# ELephantSQL Database Builder:

A script for importing local data into a database so that my web app can access it

In [None]:
import json
import sqlalchemy
import pandas as pd



Connecting to ElephantSQL database:

In [None]:
with open ("..\key_paths\path_to_keys_folder.txt") as file:
    key_path = file.read()

In [None]:
with open(key_path+"\\elephantsql_kjb3webchartapp_db_url.txt") as file:
    db_url = file.read()
    # This code reads in my database's URL. This URL is listed on the home page for my database within elephantsql.com. As shown below, SQLAlchemy can use this URL to connect to the database. 

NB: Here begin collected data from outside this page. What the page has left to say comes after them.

int bqr_factor(cyb_ctx_t ctx, const std::vector<BqrMat>& mats)
{
    auto pflags = [](const BqrMat& q) { return (q.v_zeroed ? PANEL_V_ZEROED : 0) | (q.reflect_always ? PANEL_REFLECT_ALWAYS : 0); };
    int max_pan = 0;
    for (const auto& q : mats) max_pan = std::max(max_pan, (q.k + NBK - 1) / NBK);
    static const bool want_la = getenv("CYB_QR_LOOKAHEAD") != nullptr;
    hipStream_t side = nullptr;
    const bool strips = use_strips();
    const bool lookahead = !strips && want_la && max_pan >= 6 && ctx->aux(&side) == CYB_OK;
    struct Step {
        size_t off_pd = 0, off_pdr = 0;
        unsigned n_pd = 0, n_pdr = 0;
        GemmStaged s1, s3;
        GemmStaged r1, r3;
        bool has_rest = false;
        size_t off_sd = 0;
        unsigned n_sd = 0;
        bool fused = false;
        bool norm = false;
        unsigned n_la = 0;
        size_t off_pn = 0;
        size_t off_cd = 0;
        unsigned n_cd = 0;
        int wave = 0;
        size_t off_pdm = 0;
        unsigned n_pdm = 0;
    };
    std::vector<Step> steps;
    std::vector<char> image;
    auto put = [&image](const void* src, size_t bytes) {
        const size_t off = (image.size() + 255) / 256 * 256;
        image.resize(off + bytes);
        memcpy(image.data() + off, src, bytes);
        return off;
    };
    static const bool no_fuse = getenv("CYB_QR_FUSE") == nullptr;
    static const int fuse_rows = getenv("CYB_QR_FUSE_ROWS") ? atoi(getenv("CYB_QR_FUSE_ROWS")) : 768;
    std::vector<char> fused(mats.size(), 0);
    static const bool la_on = getenv("CYB_QR_LA") && atoi(getenv("CYB_QR_LA")) != 0;
    static const int la_min_rows = getenv("CYB_QR_LA_MIN") ? atoi(getenv("CYB_QR_LA_MIN")) : 4 * RP_WAVE_ROWS;
    unsigned int* la_flags = nullptr;
    const int la_err = (int)mats.size();
    bool la_used = false;
    static const bool no_multi = getenv("CYB_QR_NOMULTI") != nullptr;
    std::vector<size_t> x_off(mats.size(), 0);
    size_t x_bytes = 0, n_multi_wg = 0;
    const size_t t_bytes = (sizeof(unsigned int) * NBK * mats.size() + 255) / 256 * 256;
    for (size_t qi = 0; qi < mats.size(); ++qi) {
        const int wmax = (mats[qi].m + RPM_ROWS - 1) / RPM_ROWS;
        if (mats[qi].m > RPM_ROWS && std::min(mats[qi].m, mats[qi].n) > 0) {
            x_off[qi] = t_bytes + 256 + x_bytes;
            x_bytes += sizeof(double) * NBK * (size_t)wmax * 64;
            n_multi_wg += (size_t)wmax;
        }
    }
    const bool multi = !no_multi && x_bytes > 0 && n_multi_wg <= (size_t)ctx->n_cu;
    char* xbase = nullptr;
    bool la_any = false;
    if (la_on && use_strips())
        for (const auto& q : mats) la_any = la_any || (q.k > NBK && q.m - NBK > la_min_rows);
    if (multi || la_any) {
        const size_t x_total = multi ? (t_bytes + 256 + x_bytes + 255) / 256 * 256 : 0;
        void* xw = nullptr;
        CYB_TRY(ctx->workspace(x_total + 256 + sizeof(unsigned int) * (mats.size() + 1), &xw, 3));
        xbase = static_cast<char*>(xw);
        if (multi) CYB_HIP(hipMemsetAsync(xbase + t_bytes, 0, 256, ctx->stream));
        if (la_any) {
            la_flags = reinterpret_cast<unsigned int*>(xbase + x_total);
            CYB_HIP(hipMemsetAsync(la_flags, 0, sizeof(unsigned int) * (mats.size() + 1), ctx->stream));
        }
    }
    const bool multi_ok = multi;
    static const bool no_stop = getenv("CYB_QR_NOSTOP") != nullptr;
    static const bool no_reg_g = getenv("CYB_QR_PANEL_GLOBAL") != nullptr;
    auto stoppable = [&](const BqrMat& q) {
        return !no_stop && strips && !no_reg_g && q.ctl && q.parts && q.stop_rel2 > 0.0 && (q.m <= RP_NT * RP_RPT || multi_ok);
    };
    const bool split = strips && strip_split_mode() != 0 && no_fuse && !la_on;
    double* wsplit = nullptr;
    if (split) {
        size_t n_ch = 0;
        for (const auto& q : mats) n_ch += (size_t)((q.n + NBK - 1) / NBK) * (size_t)bqr_strip_slots(q.m);
        void* w = nullptr;
        CYB_TRY(ctx->workspace(sizeof(double) * NBK * NBK * std::max<size_t>(n_ch, 1), &w, 4));
        wsplit = static_cast<double*>(w);
    }
    std::vector<int> n_parts_prev(mats.size(), 0);
    static const int stop_every = std::max(1, getenv("CYB_QR_STOP_EVERY") ? atoi(getenv("CYB_QR_STOP_EVERY")) : 2);
    bool all_done = false;
    int last_rest = -1;
    const int side_cu = ctx->n_cu - (ctx->n_cu + 15) / 16;
    int chunk = lookahead ? max_pan : 2;
    for (int c0 = 0; c0 < max_pan && !all_done; c0 += chunk, chunk *= 3) {
    const int c1 = std::min(max_pan, c0 + chunk);
    steps.clear();
    image.clear();
    for (int p = c0; p < c1; ++p) {
        std::vector<PanelDesc> pd, pd_reg, pd_next;
        std::vector<PanelDescM> pdm;
        std::vector<StripDesc> sd;
        GemmBatch g1, g3, h1, h3;
        int n_active = 0;
        int max_m = 0;
        for (const auto& q : mats)
            if (p * NBK < q.k) max_m = std::max(max_m, q.m);
        const bool step_fuse = !no_fuse && max_m <= fuse_rows;
        const bool step_la = la_on && strips && !step_fuse && la_flags != nullptr;
        bool step_has_la = false;
        bool step_norm = false;
        int step_ch = 0;
        if (split && !step_fuse) {
            std::vector<std::pair<int, int>> cnt;
            for (const auto& q : mats) {
                const int j0 = p * NBK;
                if (j0 >= q.k) continue;
                const int64_t nt = q.n - (j0 + std::min(NBK, q.k - j0));
                if (nt > 0) cnt.push_back({q.m - j0, (int)((nt + NBK - 1) / NBK)});
            }
            step_ch = choose_chunk_rows(cnt, ctx->n_cu);
        }
        for (size_t qi = 0; qi < mats.size(); ++qi) {
            const auto& q = mats[qi];
            const int j0 = p * NBK;
            if (j0 >= q.k) continue;
            ++n_active;
            const int pw = std::min(NBK, q.k - j0);
            static const bool no_reg = getenv("CYB_QR_PANEL_GLOBAL") != nullptr;
            if (fused[qi]) fused[qi] = 0;
            else if (!no_reg && q.m - j0 <= RP_NT * RP_RPT) {
                pd_reg.push_back(PanelDesc{q.Ac, q.V, q.T + (size_t)p * NBK * NBK, q.tau, q.ld, q.m, j0, pw, pflags(q)});
                if (stoppable(q)) {
                    PanelDesc& d = pd_reg.back();
                    d.ctl = q.ctl;
                    d.parts = q.parts;
                    d.rel2 = q.stop_rel2;
                    d.n_parts = n_parts_prev[qi];
                    d.step = p;
                }
            } else if (multi && !no_reg) {
                const int n_wg = (q.m - j0 + RPM_ROWS - 1) / RPM_ROWS;
                for (int w = 0; w < n_wg; ++w)
                {
                    pdm.push_back(PanelDescM{q.Ac, q.V, q.T + (size_t)p * NBK * NBK, q.tau, reinterpret_cast<double*>(xbase + x_off[qi]),
                                             reinterpret_cast<unsigned int*>(xbase) + qi * NBK, reinterpret_cast<unsigned int*>(xbase + t_bytes),
                                             q.ld, q.m, j0, pw, pflags(q), w, n_wg, 0, 0});
                    if (stoppable(q)) {
                        PanelDescM& d = pdm.back();
                        d.ctl = q.ctl;
                        d.parts = q.parts;
                        d.rel2 = q.stop_rel2;
                        d.n_parts = n_parts_prev[qi];
                        d.step = p;
                    }
                }
            } else
                pd.push_back(PanelDesc{q.Ac, q.V, q.T + (size_t)p * NBK * NBK, q.tau, q.ld, q.m, j0, pw, pflags(q) & PANEL_REFLECT_ALWAYS});
            const int j1 = j0 + pw;
            const int64_t nt = q.n - j1, mr = q.m - j0;
// ... 106 lines not shown
            CYB_TRY(h3.stage(ctx, image, st.r3));
            st.has_rest = true;
        }
        steps.push_back(st);
    }
    if (steps.empty()) break;
    void* d_image = nullptr;
    CYB_TRY(ctx->upload(image.data(), image.size(), &d_image));
    char* dbase = static_cast<char*>(d_image);
    if (lookahead) CYB_TRY(ctx->events(2 * steps.size()));
    for (size_t p = 0; p < steps.size(); ++p) {
        const Step& st = steps[p];
        if (st.n_pd)
            hipLaunchKernelGGL(qr_panel_kernel, dim3(st.n_pd), dim3(PNT), 0, ctx->stream,
                               reinterpret_cast<const PanelDesc*>(dbase + st.off_pd));
        if (st.n_pdm) {
            CYB_HIP(hipMemsetAsync(xbase, 0, t_bytes, ctx->stream));
            hipLaunchKernelGGL(qr_panel_multi_kernel, dim3(st.n_pdm), dim3(RP_NT), 0, ctx->stream,
                               reinterpret_cast<const PanelDescM*>(dbase + st.off_pdm));
        }
        if (st.n_pdr && st.wave == 1)
            hipLaunchKernelGGL(qr_panel_wave_kernel, dim3(st.n_pdr), dim3(64), 0, ctx->stream,
                               reinterpret_cast<const PanelDesc*>(dbase + st.off_pdr));
        else if (st.n_pdr && st.wave == 2)
            hipLaunchKernelGGL(qr_panel_wave2_kernel, dim3(st.n_pdr), dim3(128), 0, ctx->stream,
                               reinterpret_cast<const PanelDesc*>(dbase + st.off_pdr));
        else if (st.n_pdr && st.wave == 4)
            hipLaunchKernelGGL(qr_panel_wave4_kernel, dim3(st.n_pdr), dim3(256), 0, ctx->stream,
                               reinterpret_cast<const PanelDesc*>(dbase + st.off_pdr));
        else if (st.n_pdr)
            hipLaunchKernelGGL(qr_panel_reg_kernel, dim3(st.n_pdr), dim3(RP_NT), 0, ctx->stream,
                               reinterpret_cast<const PanelDesc*>(dbase + st.off_pdr));
        CYB_HIP(hipGetLastError());
        if (lookahead && st.has_rest) {
            hipEvent_t evP = ctx->ev_pool[2 * p], evR = ctx->ev_pool[2 * p + 1];
            CYB_HIP(hipEventRecord(evP, ctx->stream));
            CYB_HIP(hipStreamWaitEvent(side, evP, 0));
            CYB_TRY(gemm_launch_staged(ctx, st.r1, d_image, side, side_cu));
            CYB_TRY(gemm_launch_staged(ctx, st.r3, d_image, side, side_cu));
            CYB_HIP(hipEventRecord(evR, side));
            if (last_rest >= 0) CYB_HIP(hipStreamWaitEvent(ctx->stream, ctx->ev_pool[2 * (size_t)last_rest + 1], 0));
            last_rest = (int)p;
        } else if (lookahead && last_rest >= 0) {
            CYB_HIP(hipStreamWaitEvent(ctx->stream, ctx->ev_pool[2 * (size_t)last_rest + 1], 0));
            last_rest = -1;
        }
        if (st.n_sd) {
            const StripDesc* sdp = reinterpret_cast<const StripDesc*>(dbase + st.off_sd);
            const PanelDesc* pnp = reinterpret_cast<const PanelDesc*>(dbase + st.off_pn);
            const unsigned la_tag = (unsigned)(c0 + (int)p + 1);
            const PanelDesc* no_pn = nullptr;
            unsigned int* no_fl = nullptr;
            if (st.n_cd) {
                const ChunkDesc* cdp = reinterpret_cast<const ChunkDesc*>(dbase + st.off_cd);
                hipLaunchKernelGGL(strip_w1_kernel, dim3(st.n_cd), dim3(ST_NT), 0, ctx->stream, cdp);
                if (st.norm) hipLaunchKernelGGL(strip_apply_kernel<true>, dim3(st.n_cd), dim3(ST_NT), 0, ctx->stream, cdp);
                else hipLaunchKernelGGL(strip_apply_kernel<false>, dim3(st.n_cd), dim3(ST_NT), 0, ctx->stream, cdp);
            } else if (st.n_la && st.norm)
                hipLaunchKernelGGL((reflector_strip_kernel<false, true, true>), dim3(st.n_sd + st.n_la), dim3(ST_NT), 0, ctx->stream, sdp,
                                   (int)st.n_sd, pnp, la_flags, la_tag, la_err);
            else if (st.n_la)
                hipLaunchKernelGGL((reflector_strip_kernel<false, false, true>), dim3(st.n_sd + st.n_la), dim3(ST_NT), 0, ctx->stream, sdp,
                                   (int)st.n_sd, pnp, la_flags, la_tag, la_err);
            else if (st.fused)
                hipLaunchKernelGGL(reflector_strip_kernel<true>, dim3(st.n_sd), dim3(ST_NT), 0, ctx->stream, sdp, (int)st.n_sd, no_pn, no_fl, 0u, 0);
            else if (st.norm)
                hipLaunchKernelGGL((reflector_strip_kernel<false, true>), dim3(st.n_sd), dim3(ST_NT), 0, ctx->stream, sdp, (int)st.n_sd, no_pn, no_fl, 0u, 0);
            else
                hipLaunchKernelGGL(reflector_strip_kernel<false>, dim3(st.n_sd), dim3(ST_NT), 0, ctx->stream, sdp, (int)st.n_sd, no_pn, no_fl, 0u, 0);
            CYB_HIP(hipGetLastError());
        }
        CYB_TRY(gemm_launch_staged(ctx, st.s1, d_image));
        CYB_TRY(gemm_launch_staged(ctx, st.s3, d_image));
    }
    }
    if (last_rest >= 0) CYB_HIP(hipStreamWaitEvent(ctx->stream, ctx->ev_pool[2 * (size_t)last_rest + 1], 0));
    if (la_used) {
        unsigned int h_err = 0;
        CYB_HIP(hipMemcpyAsync(&h_err, la_flags + la_err, sizeof(unsigned int), hipMemcpyDeviceToHost, ctx->stream));
        CYB_HIP(hipStreamSynchronize(ctx->stream));
        if (h_err) {
            set_error("blocked QR: a look-ahead panel workgroup waited more than a second for its strip");
            return CYB_ERR_HIP;
        }
    }
    if (multi) {
        unsigned int h_err = 0;
        CYB_HIP(hipMemcpyAsync(&h_err, xbase + t_bytes, sizeof(unsigned int), hipMemcpyDeviceToHost, ctx->stream));
        CYB_HIP(hipStreamSynchronize(ctx->stream));
        if (h_err) {
            set_error("blocked QR: a workgroup of the multi-workgroup panel kernel waited more than a second for its partners");
            return CYB_ERR_HIP;
        }
    }
    return CYB_OK;
}

static int apply_q_strips(cyb_ctx_t ctx, const std::vector<BqrMat>& mats, const std::vector<BqrTarget>& targets)
{
    int max_pan = 0;
    for (const auto& t : targets) max_pan = std::max(max_pan, (mats[(size_t)t.mat].k + NBK - 1) / NBK);
    const bool strips = use_strips();
    struct Step {
        GemmStaged s1, s3;
        size_t off_sd = 0;
        unsigned n_sd = 0;
        size_t off_cd = 0;
        unsigned n_cd = 0;
    };
    const bool split = strips && strip_split_mode() != 0;
    double* wsplit = nullptr;
    if (split) {
        size_t n_ch = 0;
        for (const auto& t : targets) n_ch += (size_t)((t.kc + NBK - 1) / NBK) * (size_t)bqr_strip_slots(mats[(size_t)t.mat].m);
        void* w = nullptr;
        CYB_TRY(ctx->workspace(sizeof(double) * NBK * NBK * std::max<size_t>(n_ch, 1), &w, 4));
        wsplit = static_cast<double*>(w);
    }
    std::vector<Step> steps;
    std::vector<char> image;
    int chunk = 2;
    for (int c0 = max_pan - 1; c0 >= 0; c0 -= chunk, chunk *= 3) {
    const int c1 = std::max(-1, c0 - chunk);
    steps.clear();
    image.clear();
    for (int p = c0; p > c1; --p) {
        GemmBatch g1, g3;
        std::vector<StripDesc> sd;
        for (const auto& t : targets) {
            const BqrMat& q = mats[(size_t)t.mat];
            const int j0 = p * NBK;
            if (j0 >= q.k || t.kc <= 0) continue;
            const int pw = std::min(NBK, q.k - j0);
            const int64_t mr = q.m - j0;
            double* W1 = q.scratch + q.scr_half;
            CYB_REQUIRE((int64_t)NBK * t.kc <= q.scr_half, "bqr_apply_q: target wider than the carved scratch");
            const double* Vp = q.V + (size_t)j0 * q.ld + j0;
            double* Ct = t.C + j0;
            const double* Tp = q.T + (size_t)p * NBK * NBK;
            if (strips) {
                const size_t s_begin = sd.size();
                add_strips(sd, Ct, t.ldc, t.kc, Vp, q.ld, Tp, mr, pw, 0);
                if (q.ctl && q.stop_rel2 > 0.0)
                    for (size_t si = s_begin; si < sd.size(); ++si) {
                        sd[si].ctl = q.ctl;
                        sd[si].step = p;
                    }
                continue;
            }
            const int ns = w_split(mr);
            const int64_t chunk = ((mr + ns - 1) / ns + 15) / 16 * 16;
            const int32_t seg0 = (int32_t)g3.segs.size();
            for (int sidx = 0; sidx < ns; ++sidx) {
                const int64_t r0 = chunk * sidx, rows = std::min(chunk, mr - r0);
                if (rows <= 0) break;
                double* W2s = W1 + (size_t)sidx * q.scr_half;
                g1.add_post(W2s, pw, t.kc, t.kc, Vp + r0, q.ld, 1, Ct + r0, 1, t.ldc, rows, 1.0, 0.0, Tp, NBK, 1);
                g3.segs.push_back(cyb_gemm_seg{W2s, Vp, pw, 1, t.kc, q.ld, 1});
            }
            g3.probs.push_back(cyb_gemm_prob{Ct, t.kc, mr, t.ldc, seg0, (int32_t)g3.segs.size(), -1.0, 1.0});
        }
        if (g1.empty() && sd.empty()) continue;
        Step st;
        if (!g1.empty()) {
            CYB_TRY(g1.stage(ctx, image, st.s1));
            CYB_TRY(g3.stage(ctx, image, st.s3));
        }
        if (!sd.empty()) {
            sort_strips(sd);
            st.n_sd = (unsigned)sd.size();
            const size_t off = (image.size() + 255) / 256 * 256;
            image.resize(off + sizeof(StripDesc) * sd.size());
            memcpy(image.data() + off, sd.data(), sizeof(StripDesc) * sd.size());
            st.off_sd = off;
            std::vector<std::pair<int, int>> cnt;
            for (const auto& d : sd) cnt.push_back({d.mr, 1});
            const int step_ch = split ? choose_chunk_rows(cnt, ctx->n_cu) : 0;
            if (step_ch > 0) {
                std::vector<ChunkDesc> cd;
                make_chunks(sd, wsplit, step_ch, cd);
                st.n_cd = (unsigned)cd.size();
                const size_t offc = (image.size() + 255) / 256 * 256;
                image.resize(offc + sizeof(ChunkDesc) * cd.size());
                memcpy(image.data() + offc, cd.data(), sizeof(ChunkDesc) * cd.size());
                st.off_cd = offc;
            }
        }
        steps.push_back(st);
    }
    if (steps.empty()) continue;
    void* d_image = nullptr;
    CYB_TRY(ctx->upload(image.data(), image.size(), &d_image));
    for (const auto& st : steps) {
        if (st.n_cd) {
            const ChunkDesc* cdp = reinterpret_cast<const ChunkDesc*>(static_cast<char*>(d_image) + st.off_cd);
            hipLaunchKernelGGL(strip_w1_kernel, dim3(st.n_cd), dim3(ST_NT), 0, ctx->stream, cdp);
            hipLaunchKernelGGL(strip_apply_kernel<false>, dim3(st.n_cd), dim3(ST_NT), 0, ctx->stream, cdp);
            CYB_HIP(hipGetLastError());
        } else if (st.n_sd) {
            hipLaunchKernelGGL(reflector_strip_kernel<false>, dim3(st.n_sd), dim3(ST_NT), 0, ctx->stream,
                               reinterpret_cast<const StripDesc*>(static_cast<char*>(d_image) + st.off_sd), (int)st.n_sd,
                               static_cast<const PanelDesc*>(nullptr), static_cast<unsigned int*>(nullptr), 0u, 0);
            CYB_HIP(hipGetLastError());
        }
        CYB_TRY(gemm_launch_staged(ctx, st.s1, d_image));
        CYB_TRY(gemm_launch_staged(ctx, st.s3, d_image));
    }
    }
    return CYB_OK;
}
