int fast_conv2d_fwd(const float* x, const float* packed, const float* bias, const float* residual,
                    const float* rowscale, const float* chanscale, float* y, int n, int h, int w, int cin, int cout, int kh, int kw,
                    int stride, int pad, int ldx, int ldy, int ldr, float slope, int flags, hipStream_t st) {
  SRHIP_REQUIRE(ldx % 4 == 0 && (((uintptr_t)x | (uintptr_t)packed) & 15) == 0, "conv2d_fwd: x/packed must be 16-byte aligned with ldx % 4 == 0");
  FastGeom g;
  g.N = n; g.Hs = h; g.Ws = w; g.C = cin; g.lds = ldx;
  g.OH = (h + 2 * pad - kh) / stride + 1;
  g.OW = (w + 2 * pad - kw) / stride + 1;
  SRHIP_REQUIRE(g.OH > 0 && g.OW > 0, "conv2d_fwd: empty output");
  const long M = (long)n * g.OH * g.OW;
  SRHIP_REQUIRE(M < (1L << 31), "conv2d_fwd: pixel count overflows int32");
  g.M = (int)M; g.ss = stride;
  g.TH = kh; g.TW = kw; g.dh0 = -pad; g.dhs = 1; g.dw0 = -pad; g.dws = 1;
  g.kh0 = 0; g.khs = 1; g.kw0 = 0; g.kws = 1; g.KW = kw;
  g.Hd = g.OH; g.Wd = g.OW; g.dsd = 1; g.ph = 0; g.pw = 0; g.ldd = ldy; g.K = cout;
  g.ldw = kh * kw * cin; g.ldr = ldr; g.slope = slope; g.flags = flags | g_fast_ablate; g.accumulate = 0; g.dst_identity = 1;
  SRHIP_REQUIRE(bytes_ok((long)n * h * w, ldx, cin, &g.src_bytes), "conv2d_fwd: source tensor >= 2 GiB");
  g.w_bytes = (unsigned)((long)cout * g.ldw * 4);
  if (g_dst2_req.pp != nullptr && stride == 1 && cout % 8 == 0 && g.OH == g.Hd && g.OW == g.Wd) {
    g.dst2_pp = g_dst2_req.pp;
    g.dst2_guard = pp_guard(g.Wd);
  }
  return run_fast({x, packed, bias, residual, rowscale, chanscale, nullptr, y}, g, st);
}

int fast_conv2d_fwd_pp(const void* x, int x_pp, const float* packed, const float* bias, void* y, int y_pp, int n, int h, int w, int cin,
                       int cout, int ldx, int ldy, float slope, int flags, hipStream_t st) {
  FastGeom g;
  g.N = n; g.Hs = h; g.Ws = w; g.C = cin; g.lds = x_pp ? cin : ldx;
  g.OH = h; g.OW = w;
  const long M = (long)n * h * w;
  SRHIP_REQUIRE(M < (1L << 31), "conv2d_fwd_pp: pixel count overflows int32");
  g.M = (int)M; g.ss = 1;
  g.TH = 3; g.TW = 3; g.dh0 = -1; g.dhs = 1; g.dw0 = -1; g.dws = 1;
  g.kh0 = 0; g.khs = 1; g.kw0 = 0; g.kws = 1; g.KW = 3;
  g.Hd = h; g.Wd = w; g.dsd = 1; g.ph = 0; g.pw = 0; g.ldd = y_pp ? cout : ldy; g.K = cout;
  g.ldw = 9 * cin; g.ldr = 0; g.slope = slope; g.flags = flags; g.accumulate = 0; g.dst_identity = 1;
  const long ppx = pp_plane_pixels(n, h, w);
  g.src_pp = x_pp; g.dst_pp = y_pp;
  g.src_guard = g.dst_guard = pp_guard(w);
  if (x_pp) {
    SRHIP_REQUIRE(ppx * cin * 4L < (1L << 31), "conv2d_fwd_pp: source planes >= 2 GiB");
    g.src_plane_bytes = (unsigned)(ppx * cin * 2L);
    g.src_bytes = 2u * g.src_plane_bytes;
  } else {
    SRHIP_REQUIRE(bytes_ok(M, ldx, cin, &g.src_bytes), "conv2d_fwd_pp: source tensor >= 2 GiB");
  }
  if (y_pp) {
    SRHIP_REQUIRE(ppx * cout * 4L < (1L << 31), "conv2d_fwd_pp: destination planes >= 2 GiB");
    g.dst_plane_bytes = (unsigned)(ppx * cout * 2L);
  }
  g.w_bytes = (unsigned)((long)cout * g.ldw * 4);
  return run_fast({static_cast<const float*>(x), packed, bias, nullptr, nullptr, nullptr, nullptr, static_cast<float*>(y)}, g, st);
}

int fast_conv2d_dgrad_pp(const void* dy, int dy_pp, const float* packed, void* dx, int dx_pp, const float* residual, const void* actmask,
                         float slope, int n, int h, int w, int cin, int cout, int ldy, int ldx, int ldr, hipStream_t st) {
  FastGeom g;
  g.N = n; g.Hs = h; g.Ws = w; g.C = cout; g.lds = dy_pp ? cout : ldy;
  g.KW = 3; g.Hd = h; g.Wd = w; g.dsd = 1; g.ldd = dx_pp ? cin : ldx; g.K = cin;
  g.ldw = 9 * cout; g.ldr = ldr; g.slope = slope; g.accumulate = 0;
  g.flags = (residual ? SRHIP_EPI_RESIDUAL : 0) | (actmask ? SRHIP_EPI_ACTMASK : 0) | SRHIP_EPI_GRADDATA;
  g.ss = 1; g.dhs = -1; g.dws = -1; g.khs = 1; g.kws = 1;
  g.dst_identity = 1;
  g.ph = 0; g.pw = 0; g.OH = h; g.OW = w; g.kh0 = 0; g.kw0 = 0;
  g.TH = 3; g.TW = 3;
  g.dh0 = 1; g.dw0 = 1;
  const long M = (long)n * h * w;
  SRHIP_REQUIRE(M < (1L << 31), "conv2d_dgrad_pp: pixel count overflows int32");
  g.M = (int)M;
  const long ppx = pp_plane_pixels(n, h, w);
  g.src_pp = dy_pp; g.dst_pp = dx_pp;
  g.src_guard = g.dst_guard = pp_guard(w);
  if (dy_pp) {
    SRHIP_REQUIRE(ppx * cout * 4L < (1L << 31), "conv2d_dgrad_pp: dy planes >= 2 GiB");
    g.src_plane_bytes = (unsigned)(ppx * cout * 2L);
    g.src_bytes = 2u * g.src_plane_bytes;
  } else {
    SRHIP_REQUIRE(bytes_ok(M, ldy, cout, &g.src_bytes), "conv2d_dgrad_pp: dy tensor >= 2 GiB");
  }
  if (dx_pp) {
    SRHIP_REQUIRE(ppx * cin * 4L < (1L << 31), "conv2d_dgrad_pp: dx planes >= 2 GiB");
    g.dst_plane_bytes = (unsigned)(ppx * cin * 2L);
  }
  g.w_bytes = (unsigned)((long)cin * g.ldw * 4);
  if (residual && !dx_pp) {
    g.res2 = g_res_req.r2;
    g.res3 = g_res_req.r3;
  }
  return run_fast({static_cast<const float*>(dy), packed, nullptr, residual, nullptr, nullptr, static_cast<const float*>(actmask),
                   static_cast<float*>(dx)}, g, st);
}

elephantsql_db_url_for_sqlalchemy = db_url.replace('postgres://', 'postgresql://')
# This change, which is required for SQLAlchemy to work correctly, is based on the code suggested at:
# # https://help.heroku.com/ZKNTJQSK/why-is-sqlalchemy-1-4-x-not-connecting-to-heroku-postgres

In [None]:
elephantsql_engine = sqlalchemy.create_engine(elephantsql_db_url_for_sqlalchemy)

## Loading in data

Next, I'll load in a .csv file that was created using the [flights_table_builder](https://github.com/kburchfiel/route_maps_builder/blob/master/flights_table_builder.ipynb) script within my [Route Maps Builder](https://github.com/kburchfiel/route_maps_builder) program. The original file is too large to host on GitHub, but it can be found within [this Google Drive page](https://drive.google.com/file/d/1gUozlxpVIO-gQ6d-AQ4Qgpg91Ut3kqUD/view?usp=sharing).



In [None]:
pd.set_option('display.max_columns', 100)

In [None]:
df_flights = pd.read_csv(r'C:\Users\kburc\D1V1\Documents\!Dell64docs\Programming\py\kjb3_programs\route_maps_builder\routes_planes_coordinates_for_mapping_2018.csv')
df_flights.drop('Unnamed: 0', axis = 1,inplace=True)
df_flights['UNIQUE_CARRIER_NAME'].fillna("Unknown", inplace = True) # This line will allow rows without an airline name to still be processed by pivot table operations that reference those names.
df_flights

## Pivoting and filtering data

This table currently contains around 350,000 rows and 65 columns. However, my web app doesn't need all of those rows present in its own PostgreSQL database; instead, it just needs enough data to generate various charts. Therefore, I'll now create some modified versions of this data and then upload it to the PostgreSQL database.

In [None]:
df_airline_origin_dest_plane_pivot = df_flights.pivot_table(index = ['UNIQUE_CARRIER_NAME', 'ORIGIN_DEST', 'Plane_Type_Text'], values = 'PASSENGERS', aggfunc = 'sum').reset_index().sort_values('PASSENGERS', ascending = False)
df_airline_origin_dest_plane_pivot = df_airline_origin_dest_plane_pivot.query("PASSENGERS > 100000").copy()
df_airline_origin_dest_plane_pivot['AIRPORT 1'] = df_airline_origin_dest_plane_pivot['ORIGIN_DEST'].str.split('_').str[0]
df_airline_origin_dest_plane_pivot['AIRPORT 2'] = df_airline_origin_dest_plane_pivot['ORIGIN_DEST'].str.split('_').str[1]
df_airline_origin_dest_plane_pivot.reset_index(drop=True,inplace=True)
df_airline_origin_dest_plane_pivot

The following cell exports this pivot table to .csv format locally (so that it can be accessed without a database connection) and to .sql format online.

In [None]:
df_airline_origin_dest_plane_pivot.to_csv('local_copy_of_airports_airlines_aircraft_2018.csv', index = False)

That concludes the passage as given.